§ ABOUT THIS TASK
In the data that follows, find the line with "int ck = (int)t;"; transcribe it, every later line up to the one with "const int nl_cap", and that line as well, exactly and with no others.

[Stored data entries]
---*---

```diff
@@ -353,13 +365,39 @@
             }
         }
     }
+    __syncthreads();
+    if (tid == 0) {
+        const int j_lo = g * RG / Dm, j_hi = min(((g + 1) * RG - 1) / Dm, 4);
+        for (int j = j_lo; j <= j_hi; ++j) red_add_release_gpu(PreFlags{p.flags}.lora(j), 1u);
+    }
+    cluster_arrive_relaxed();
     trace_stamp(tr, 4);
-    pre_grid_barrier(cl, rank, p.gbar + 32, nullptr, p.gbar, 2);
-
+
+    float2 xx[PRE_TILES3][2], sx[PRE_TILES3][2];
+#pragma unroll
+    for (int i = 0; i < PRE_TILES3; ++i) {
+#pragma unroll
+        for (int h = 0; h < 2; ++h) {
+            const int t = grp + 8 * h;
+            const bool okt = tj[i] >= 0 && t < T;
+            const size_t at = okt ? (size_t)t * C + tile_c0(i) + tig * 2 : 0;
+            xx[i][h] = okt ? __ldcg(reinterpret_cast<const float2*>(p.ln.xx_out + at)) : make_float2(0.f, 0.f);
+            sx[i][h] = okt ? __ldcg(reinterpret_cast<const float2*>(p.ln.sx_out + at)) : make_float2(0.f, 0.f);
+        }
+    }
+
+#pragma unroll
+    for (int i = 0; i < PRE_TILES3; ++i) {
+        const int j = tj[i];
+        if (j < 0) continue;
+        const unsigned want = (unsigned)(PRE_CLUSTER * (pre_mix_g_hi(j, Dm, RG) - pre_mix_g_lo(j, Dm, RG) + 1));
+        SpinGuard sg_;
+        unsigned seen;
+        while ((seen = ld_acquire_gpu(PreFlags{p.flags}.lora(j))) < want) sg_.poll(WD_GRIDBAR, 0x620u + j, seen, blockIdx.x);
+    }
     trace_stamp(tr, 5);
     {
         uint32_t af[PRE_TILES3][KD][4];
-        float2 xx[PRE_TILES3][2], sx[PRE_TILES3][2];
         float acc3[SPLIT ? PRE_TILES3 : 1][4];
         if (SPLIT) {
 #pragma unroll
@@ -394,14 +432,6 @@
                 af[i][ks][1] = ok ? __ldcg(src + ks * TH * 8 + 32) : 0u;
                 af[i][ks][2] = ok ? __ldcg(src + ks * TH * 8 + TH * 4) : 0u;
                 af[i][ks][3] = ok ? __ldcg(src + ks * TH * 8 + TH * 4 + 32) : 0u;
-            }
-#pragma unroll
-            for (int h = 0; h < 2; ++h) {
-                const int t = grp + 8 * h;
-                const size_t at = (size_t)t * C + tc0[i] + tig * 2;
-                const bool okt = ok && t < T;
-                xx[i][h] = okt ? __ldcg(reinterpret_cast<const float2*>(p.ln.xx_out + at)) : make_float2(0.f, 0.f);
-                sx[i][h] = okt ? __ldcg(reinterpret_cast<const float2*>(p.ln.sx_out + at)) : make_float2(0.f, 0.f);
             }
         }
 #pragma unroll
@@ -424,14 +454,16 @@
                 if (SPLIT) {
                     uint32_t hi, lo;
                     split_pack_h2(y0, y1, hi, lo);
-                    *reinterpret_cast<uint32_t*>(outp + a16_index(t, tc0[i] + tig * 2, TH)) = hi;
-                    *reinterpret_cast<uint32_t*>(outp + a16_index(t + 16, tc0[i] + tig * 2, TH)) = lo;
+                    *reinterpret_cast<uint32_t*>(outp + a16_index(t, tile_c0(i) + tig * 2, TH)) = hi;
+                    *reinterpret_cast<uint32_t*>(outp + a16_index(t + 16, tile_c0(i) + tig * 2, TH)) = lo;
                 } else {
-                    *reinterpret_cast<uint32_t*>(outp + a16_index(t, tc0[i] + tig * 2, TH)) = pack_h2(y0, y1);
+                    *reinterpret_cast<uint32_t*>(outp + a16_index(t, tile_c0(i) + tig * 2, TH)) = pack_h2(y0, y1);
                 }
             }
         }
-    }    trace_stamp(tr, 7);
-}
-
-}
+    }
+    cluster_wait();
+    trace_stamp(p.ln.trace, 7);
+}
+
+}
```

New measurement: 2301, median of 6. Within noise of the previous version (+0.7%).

---*---

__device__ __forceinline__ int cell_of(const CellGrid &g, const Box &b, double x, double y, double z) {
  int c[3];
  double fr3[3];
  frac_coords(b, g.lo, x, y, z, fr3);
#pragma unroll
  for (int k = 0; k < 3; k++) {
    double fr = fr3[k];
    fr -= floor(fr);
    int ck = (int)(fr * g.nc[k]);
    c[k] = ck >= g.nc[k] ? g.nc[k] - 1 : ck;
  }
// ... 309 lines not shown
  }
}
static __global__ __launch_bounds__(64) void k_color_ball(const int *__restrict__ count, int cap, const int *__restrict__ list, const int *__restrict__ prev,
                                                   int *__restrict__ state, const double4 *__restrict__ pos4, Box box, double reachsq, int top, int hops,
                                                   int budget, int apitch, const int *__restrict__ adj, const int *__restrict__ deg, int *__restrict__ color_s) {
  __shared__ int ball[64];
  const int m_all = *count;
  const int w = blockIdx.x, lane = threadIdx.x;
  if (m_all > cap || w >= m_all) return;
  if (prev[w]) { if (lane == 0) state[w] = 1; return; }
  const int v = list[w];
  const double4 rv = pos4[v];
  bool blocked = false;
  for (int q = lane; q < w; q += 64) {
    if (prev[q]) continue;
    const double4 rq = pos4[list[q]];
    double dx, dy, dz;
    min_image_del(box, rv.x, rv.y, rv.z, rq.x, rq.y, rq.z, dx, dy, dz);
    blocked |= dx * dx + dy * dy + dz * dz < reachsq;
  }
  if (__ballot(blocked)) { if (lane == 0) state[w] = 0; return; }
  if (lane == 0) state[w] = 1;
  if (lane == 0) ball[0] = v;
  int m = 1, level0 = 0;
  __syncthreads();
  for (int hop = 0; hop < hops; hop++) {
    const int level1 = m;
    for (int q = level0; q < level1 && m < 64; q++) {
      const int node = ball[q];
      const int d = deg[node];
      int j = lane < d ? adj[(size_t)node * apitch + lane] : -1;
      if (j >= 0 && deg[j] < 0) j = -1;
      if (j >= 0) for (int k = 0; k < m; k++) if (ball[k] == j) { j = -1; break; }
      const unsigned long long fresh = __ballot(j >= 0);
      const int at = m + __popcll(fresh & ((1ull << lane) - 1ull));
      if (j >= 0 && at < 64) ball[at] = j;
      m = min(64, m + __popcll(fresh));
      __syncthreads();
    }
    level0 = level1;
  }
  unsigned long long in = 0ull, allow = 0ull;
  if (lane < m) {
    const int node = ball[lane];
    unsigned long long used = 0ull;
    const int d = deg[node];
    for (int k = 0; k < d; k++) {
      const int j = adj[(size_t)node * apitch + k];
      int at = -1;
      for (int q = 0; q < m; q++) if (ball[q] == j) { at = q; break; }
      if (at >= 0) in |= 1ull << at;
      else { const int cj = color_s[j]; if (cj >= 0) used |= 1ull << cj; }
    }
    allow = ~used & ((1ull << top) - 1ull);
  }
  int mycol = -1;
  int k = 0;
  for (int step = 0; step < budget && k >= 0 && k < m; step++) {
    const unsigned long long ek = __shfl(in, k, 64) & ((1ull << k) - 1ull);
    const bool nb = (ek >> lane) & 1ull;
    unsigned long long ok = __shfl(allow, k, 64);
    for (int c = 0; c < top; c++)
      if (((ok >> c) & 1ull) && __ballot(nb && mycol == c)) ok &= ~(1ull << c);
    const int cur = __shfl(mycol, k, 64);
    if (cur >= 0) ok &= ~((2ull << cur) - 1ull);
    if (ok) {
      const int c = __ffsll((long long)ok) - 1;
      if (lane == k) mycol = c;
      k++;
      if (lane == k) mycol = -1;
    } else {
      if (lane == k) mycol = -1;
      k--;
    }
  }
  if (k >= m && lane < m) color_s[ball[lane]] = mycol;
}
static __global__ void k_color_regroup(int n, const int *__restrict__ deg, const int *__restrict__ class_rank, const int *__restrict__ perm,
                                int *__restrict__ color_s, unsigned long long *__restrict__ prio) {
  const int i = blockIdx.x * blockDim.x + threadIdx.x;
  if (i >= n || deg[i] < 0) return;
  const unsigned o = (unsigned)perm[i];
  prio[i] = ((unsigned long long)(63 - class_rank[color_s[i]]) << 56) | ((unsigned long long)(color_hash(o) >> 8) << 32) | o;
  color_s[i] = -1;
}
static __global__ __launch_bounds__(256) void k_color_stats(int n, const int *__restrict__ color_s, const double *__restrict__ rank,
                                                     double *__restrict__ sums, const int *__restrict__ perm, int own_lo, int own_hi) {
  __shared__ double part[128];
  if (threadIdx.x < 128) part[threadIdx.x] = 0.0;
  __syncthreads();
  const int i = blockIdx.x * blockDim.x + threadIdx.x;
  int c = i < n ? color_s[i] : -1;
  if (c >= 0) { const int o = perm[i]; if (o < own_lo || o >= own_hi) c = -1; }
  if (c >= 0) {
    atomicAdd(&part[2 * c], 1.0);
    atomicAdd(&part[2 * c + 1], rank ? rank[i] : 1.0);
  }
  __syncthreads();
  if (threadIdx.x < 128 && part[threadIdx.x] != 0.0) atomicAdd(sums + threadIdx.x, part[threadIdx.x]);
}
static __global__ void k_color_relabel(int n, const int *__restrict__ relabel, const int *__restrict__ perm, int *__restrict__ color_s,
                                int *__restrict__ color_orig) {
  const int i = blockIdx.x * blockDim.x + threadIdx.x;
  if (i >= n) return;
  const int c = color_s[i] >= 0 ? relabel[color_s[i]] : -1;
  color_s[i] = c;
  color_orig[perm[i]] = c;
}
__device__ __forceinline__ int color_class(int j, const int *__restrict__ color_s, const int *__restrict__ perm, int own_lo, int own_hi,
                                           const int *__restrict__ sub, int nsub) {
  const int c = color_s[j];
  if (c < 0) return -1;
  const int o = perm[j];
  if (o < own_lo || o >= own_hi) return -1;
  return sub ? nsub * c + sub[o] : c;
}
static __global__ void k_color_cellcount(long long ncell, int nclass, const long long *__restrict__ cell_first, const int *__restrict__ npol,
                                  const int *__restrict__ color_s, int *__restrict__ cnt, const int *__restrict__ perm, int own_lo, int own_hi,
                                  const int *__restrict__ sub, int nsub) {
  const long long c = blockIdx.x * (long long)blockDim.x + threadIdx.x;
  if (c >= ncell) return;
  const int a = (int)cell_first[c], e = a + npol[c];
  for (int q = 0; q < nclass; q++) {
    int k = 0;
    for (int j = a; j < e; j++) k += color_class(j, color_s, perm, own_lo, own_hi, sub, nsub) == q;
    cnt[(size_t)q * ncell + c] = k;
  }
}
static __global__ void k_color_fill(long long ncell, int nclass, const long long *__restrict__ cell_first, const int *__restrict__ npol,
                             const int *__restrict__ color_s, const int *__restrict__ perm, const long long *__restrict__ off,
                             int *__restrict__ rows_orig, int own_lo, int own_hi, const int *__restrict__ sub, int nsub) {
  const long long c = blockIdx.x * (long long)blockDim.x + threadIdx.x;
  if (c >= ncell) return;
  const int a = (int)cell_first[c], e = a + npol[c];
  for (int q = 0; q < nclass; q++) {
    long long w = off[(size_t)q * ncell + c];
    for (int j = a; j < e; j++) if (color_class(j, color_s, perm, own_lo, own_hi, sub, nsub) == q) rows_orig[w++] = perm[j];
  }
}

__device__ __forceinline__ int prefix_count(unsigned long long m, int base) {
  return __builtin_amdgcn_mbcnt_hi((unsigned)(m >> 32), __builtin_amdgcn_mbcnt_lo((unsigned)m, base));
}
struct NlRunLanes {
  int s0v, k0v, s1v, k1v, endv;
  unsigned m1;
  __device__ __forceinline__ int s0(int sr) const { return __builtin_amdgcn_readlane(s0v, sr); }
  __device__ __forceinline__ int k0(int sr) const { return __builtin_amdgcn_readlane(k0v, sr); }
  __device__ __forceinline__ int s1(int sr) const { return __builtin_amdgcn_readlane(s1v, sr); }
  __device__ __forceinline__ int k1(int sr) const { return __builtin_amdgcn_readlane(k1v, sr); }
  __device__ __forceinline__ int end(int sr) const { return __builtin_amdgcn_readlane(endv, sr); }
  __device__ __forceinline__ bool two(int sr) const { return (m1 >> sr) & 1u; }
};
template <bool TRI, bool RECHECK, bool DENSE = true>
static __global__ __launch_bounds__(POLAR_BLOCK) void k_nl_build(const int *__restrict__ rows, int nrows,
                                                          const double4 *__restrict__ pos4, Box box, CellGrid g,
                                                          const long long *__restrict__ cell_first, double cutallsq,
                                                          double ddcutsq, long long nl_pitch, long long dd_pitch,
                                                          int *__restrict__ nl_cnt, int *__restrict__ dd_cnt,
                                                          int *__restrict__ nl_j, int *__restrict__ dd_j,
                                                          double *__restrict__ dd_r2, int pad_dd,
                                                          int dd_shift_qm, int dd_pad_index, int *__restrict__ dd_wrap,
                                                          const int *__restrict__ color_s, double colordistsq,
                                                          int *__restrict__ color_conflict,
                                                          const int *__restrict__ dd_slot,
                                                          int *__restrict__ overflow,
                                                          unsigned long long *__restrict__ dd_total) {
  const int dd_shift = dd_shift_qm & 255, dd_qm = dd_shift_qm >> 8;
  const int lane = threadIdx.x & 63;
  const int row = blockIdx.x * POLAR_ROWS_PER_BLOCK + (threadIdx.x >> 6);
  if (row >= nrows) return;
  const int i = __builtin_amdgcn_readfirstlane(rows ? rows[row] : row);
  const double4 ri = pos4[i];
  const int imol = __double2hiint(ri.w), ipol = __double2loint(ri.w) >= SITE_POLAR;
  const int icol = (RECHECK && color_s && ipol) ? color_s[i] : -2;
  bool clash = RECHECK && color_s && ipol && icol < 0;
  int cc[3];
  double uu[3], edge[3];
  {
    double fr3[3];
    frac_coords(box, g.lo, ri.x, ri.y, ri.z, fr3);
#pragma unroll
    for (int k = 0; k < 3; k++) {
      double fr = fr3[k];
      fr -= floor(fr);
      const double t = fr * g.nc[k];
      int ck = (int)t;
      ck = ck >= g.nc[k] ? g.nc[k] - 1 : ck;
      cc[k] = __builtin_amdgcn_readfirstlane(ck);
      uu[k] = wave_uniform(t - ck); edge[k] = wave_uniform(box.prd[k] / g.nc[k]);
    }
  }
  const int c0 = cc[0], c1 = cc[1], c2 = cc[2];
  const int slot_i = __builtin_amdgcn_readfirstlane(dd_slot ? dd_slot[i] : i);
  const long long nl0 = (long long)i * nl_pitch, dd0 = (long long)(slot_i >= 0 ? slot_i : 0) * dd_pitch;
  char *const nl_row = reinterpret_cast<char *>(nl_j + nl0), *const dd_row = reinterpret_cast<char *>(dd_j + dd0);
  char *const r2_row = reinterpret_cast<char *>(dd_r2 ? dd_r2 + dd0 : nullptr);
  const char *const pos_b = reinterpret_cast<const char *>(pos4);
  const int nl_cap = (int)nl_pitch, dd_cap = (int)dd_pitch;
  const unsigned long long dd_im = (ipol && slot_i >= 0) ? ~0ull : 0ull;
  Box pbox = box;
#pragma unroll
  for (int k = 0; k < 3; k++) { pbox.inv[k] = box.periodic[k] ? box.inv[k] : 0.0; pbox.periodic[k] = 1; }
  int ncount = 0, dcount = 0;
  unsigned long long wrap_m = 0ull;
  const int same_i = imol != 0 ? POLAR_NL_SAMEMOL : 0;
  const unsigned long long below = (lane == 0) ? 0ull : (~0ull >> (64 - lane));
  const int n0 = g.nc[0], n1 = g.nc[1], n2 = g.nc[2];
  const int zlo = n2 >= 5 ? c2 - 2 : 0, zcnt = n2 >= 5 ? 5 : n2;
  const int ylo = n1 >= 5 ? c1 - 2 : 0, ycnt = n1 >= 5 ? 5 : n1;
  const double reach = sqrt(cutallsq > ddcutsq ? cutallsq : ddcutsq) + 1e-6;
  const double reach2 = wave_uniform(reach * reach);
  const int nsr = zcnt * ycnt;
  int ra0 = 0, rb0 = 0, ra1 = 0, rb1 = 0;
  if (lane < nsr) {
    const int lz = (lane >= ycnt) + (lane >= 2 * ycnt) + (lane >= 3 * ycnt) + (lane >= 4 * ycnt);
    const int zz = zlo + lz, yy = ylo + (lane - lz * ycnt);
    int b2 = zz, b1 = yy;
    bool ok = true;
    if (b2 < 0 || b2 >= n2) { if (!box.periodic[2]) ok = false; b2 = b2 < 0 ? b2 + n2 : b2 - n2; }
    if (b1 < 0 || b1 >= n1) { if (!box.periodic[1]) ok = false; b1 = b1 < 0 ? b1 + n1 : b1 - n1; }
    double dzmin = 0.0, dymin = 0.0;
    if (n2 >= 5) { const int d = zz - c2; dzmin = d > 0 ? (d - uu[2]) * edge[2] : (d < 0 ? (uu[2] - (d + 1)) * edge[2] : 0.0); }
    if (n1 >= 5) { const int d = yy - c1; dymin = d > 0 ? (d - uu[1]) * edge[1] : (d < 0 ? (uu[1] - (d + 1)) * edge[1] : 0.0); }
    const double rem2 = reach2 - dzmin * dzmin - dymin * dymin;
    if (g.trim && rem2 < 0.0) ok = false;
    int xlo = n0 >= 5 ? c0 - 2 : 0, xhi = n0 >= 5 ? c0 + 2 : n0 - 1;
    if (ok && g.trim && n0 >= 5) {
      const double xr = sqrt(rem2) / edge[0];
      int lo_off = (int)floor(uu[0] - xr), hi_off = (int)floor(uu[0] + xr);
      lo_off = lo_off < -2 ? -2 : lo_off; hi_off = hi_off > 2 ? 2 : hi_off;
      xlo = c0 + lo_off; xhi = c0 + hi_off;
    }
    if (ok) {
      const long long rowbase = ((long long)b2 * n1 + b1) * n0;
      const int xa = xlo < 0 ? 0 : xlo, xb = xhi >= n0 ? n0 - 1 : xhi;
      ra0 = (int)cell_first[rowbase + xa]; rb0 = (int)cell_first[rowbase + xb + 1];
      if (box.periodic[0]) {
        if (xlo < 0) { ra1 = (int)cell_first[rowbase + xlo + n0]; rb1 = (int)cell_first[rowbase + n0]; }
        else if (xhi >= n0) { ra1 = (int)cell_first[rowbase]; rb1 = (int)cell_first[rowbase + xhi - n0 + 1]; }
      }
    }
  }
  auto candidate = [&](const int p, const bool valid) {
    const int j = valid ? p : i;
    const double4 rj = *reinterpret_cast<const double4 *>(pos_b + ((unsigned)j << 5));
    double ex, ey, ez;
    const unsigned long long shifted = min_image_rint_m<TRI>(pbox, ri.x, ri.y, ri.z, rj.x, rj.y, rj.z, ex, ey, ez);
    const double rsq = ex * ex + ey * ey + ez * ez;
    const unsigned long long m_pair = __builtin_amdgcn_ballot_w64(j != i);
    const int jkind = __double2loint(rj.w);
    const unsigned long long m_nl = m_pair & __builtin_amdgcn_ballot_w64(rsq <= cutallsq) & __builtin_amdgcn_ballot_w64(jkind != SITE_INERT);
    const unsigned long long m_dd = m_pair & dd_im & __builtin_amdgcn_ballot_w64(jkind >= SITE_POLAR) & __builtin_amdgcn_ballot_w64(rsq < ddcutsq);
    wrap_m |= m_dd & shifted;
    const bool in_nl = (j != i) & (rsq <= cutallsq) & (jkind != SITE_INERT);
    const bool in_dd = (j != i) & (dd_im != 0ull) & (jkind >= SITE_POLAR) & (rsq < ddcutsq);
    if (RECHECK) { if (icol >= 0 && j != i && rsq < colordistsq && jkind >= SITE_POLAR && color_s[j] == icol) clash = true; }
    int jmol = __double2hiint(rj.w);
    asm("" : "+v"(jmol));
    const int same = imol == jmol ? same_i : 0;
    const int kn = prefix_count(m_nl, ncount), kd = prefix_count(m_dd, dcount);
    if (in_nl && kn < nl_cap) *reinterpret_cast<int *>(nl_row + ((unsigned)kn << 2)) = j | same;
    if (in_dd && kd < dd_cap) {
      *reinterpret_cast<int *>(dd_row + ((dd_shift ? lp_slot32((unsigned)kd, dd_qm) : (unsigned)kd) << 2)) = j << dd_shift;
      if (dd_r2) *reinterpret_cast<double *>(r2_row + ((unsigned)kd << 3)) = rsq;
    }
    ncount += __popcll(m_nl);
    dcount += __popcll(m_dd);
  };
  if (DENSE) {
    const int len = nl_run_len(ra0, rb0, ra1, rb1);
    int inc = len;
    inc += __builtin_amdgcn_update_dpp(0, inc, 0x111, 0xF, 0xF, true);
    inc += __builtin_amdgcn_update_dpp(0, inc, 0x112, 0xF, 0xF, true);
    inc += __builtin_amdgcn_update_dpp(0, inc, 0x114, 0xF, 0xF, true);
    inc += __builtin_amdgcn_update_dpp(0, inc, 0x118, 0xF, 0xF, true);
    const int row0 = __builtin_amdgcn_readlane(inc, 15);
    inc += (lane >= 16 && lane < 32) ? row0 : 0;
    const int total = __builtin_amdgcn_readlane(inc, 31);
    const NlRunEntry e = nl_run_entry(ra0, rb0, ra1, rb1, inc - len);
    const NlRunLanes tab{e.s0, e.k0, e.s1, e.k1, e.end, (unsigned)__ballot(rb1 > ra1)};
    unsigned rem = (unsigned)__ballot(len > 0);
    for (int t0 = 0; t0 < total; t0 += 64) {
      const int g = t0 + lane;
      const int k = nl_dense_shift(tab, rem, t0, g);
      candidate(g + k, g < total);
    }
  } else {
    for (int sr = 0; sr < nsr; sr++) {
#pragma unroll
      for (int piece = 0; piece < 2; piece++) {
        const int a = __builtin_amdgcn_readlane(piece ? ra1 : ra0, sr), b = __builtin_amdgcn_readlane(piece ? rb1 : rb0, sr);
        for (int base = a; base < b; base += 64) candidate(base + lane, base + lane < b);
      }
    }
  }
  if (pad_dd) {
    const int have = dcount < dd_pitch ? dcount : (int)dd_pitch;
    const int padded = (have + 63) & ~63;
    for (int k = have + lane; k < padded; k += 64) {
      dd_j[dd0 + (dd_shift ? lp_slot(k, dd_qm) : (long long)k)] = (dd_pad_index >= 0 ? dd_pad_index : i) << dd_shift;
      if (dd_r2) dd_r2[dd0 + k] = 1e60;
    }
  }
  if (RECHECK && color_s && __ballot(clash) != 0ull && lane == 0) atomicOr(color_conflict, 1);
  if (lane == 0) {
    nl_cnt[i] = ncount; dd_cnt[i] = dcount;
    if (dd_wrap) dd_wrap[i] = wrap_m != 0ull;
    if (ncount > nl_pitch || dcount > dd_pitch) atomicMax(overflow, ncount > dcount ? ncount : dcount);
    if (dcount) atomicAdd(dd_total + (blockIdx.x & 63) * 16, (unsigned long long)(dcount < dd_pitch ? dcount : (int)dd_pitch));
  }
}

---*---

§ YOUR SOLUTION
      int ck = (int)t;
      ck = ck >= g.nc[k] ? g.nc[k] - 1 : ck;
      cc[k] = __builtin_amdgcn_readfirstlane(ck);
      uu[k] = wave_uniform(t - ck); edge[k] = wave_uniform(box.prd[k] / g.nc[k]);
    }
  }
  const int c0 = cc[0], c1 = cc[1], c2 = cc[2];
  const int slot_i = __builtin_amdgcn_readfirstlane(dd_slot ? dd_slot[i] : i);
  const long long nl0 = (long long)i * nl_pitch, dd0 = (long long)(slot_i >= 0 ? slot_i : 0) * dd_pitch;
  char *const nl_row = reinterpret_cast<char *>(nl_j + nl0), *const dd_row = reinterpret_cast<char *>(dd_j + dd0);
  char *const r2_row = reinterpret_cast<char *>(dd_r2 ? dd_r2 + dd0 : nullptr);
  const char *const pos_b = reinterpret_cast<const char *>(pos4);
  const int nl_cap = (int)nl_pitch, dd_cap = (int)dd_pitch;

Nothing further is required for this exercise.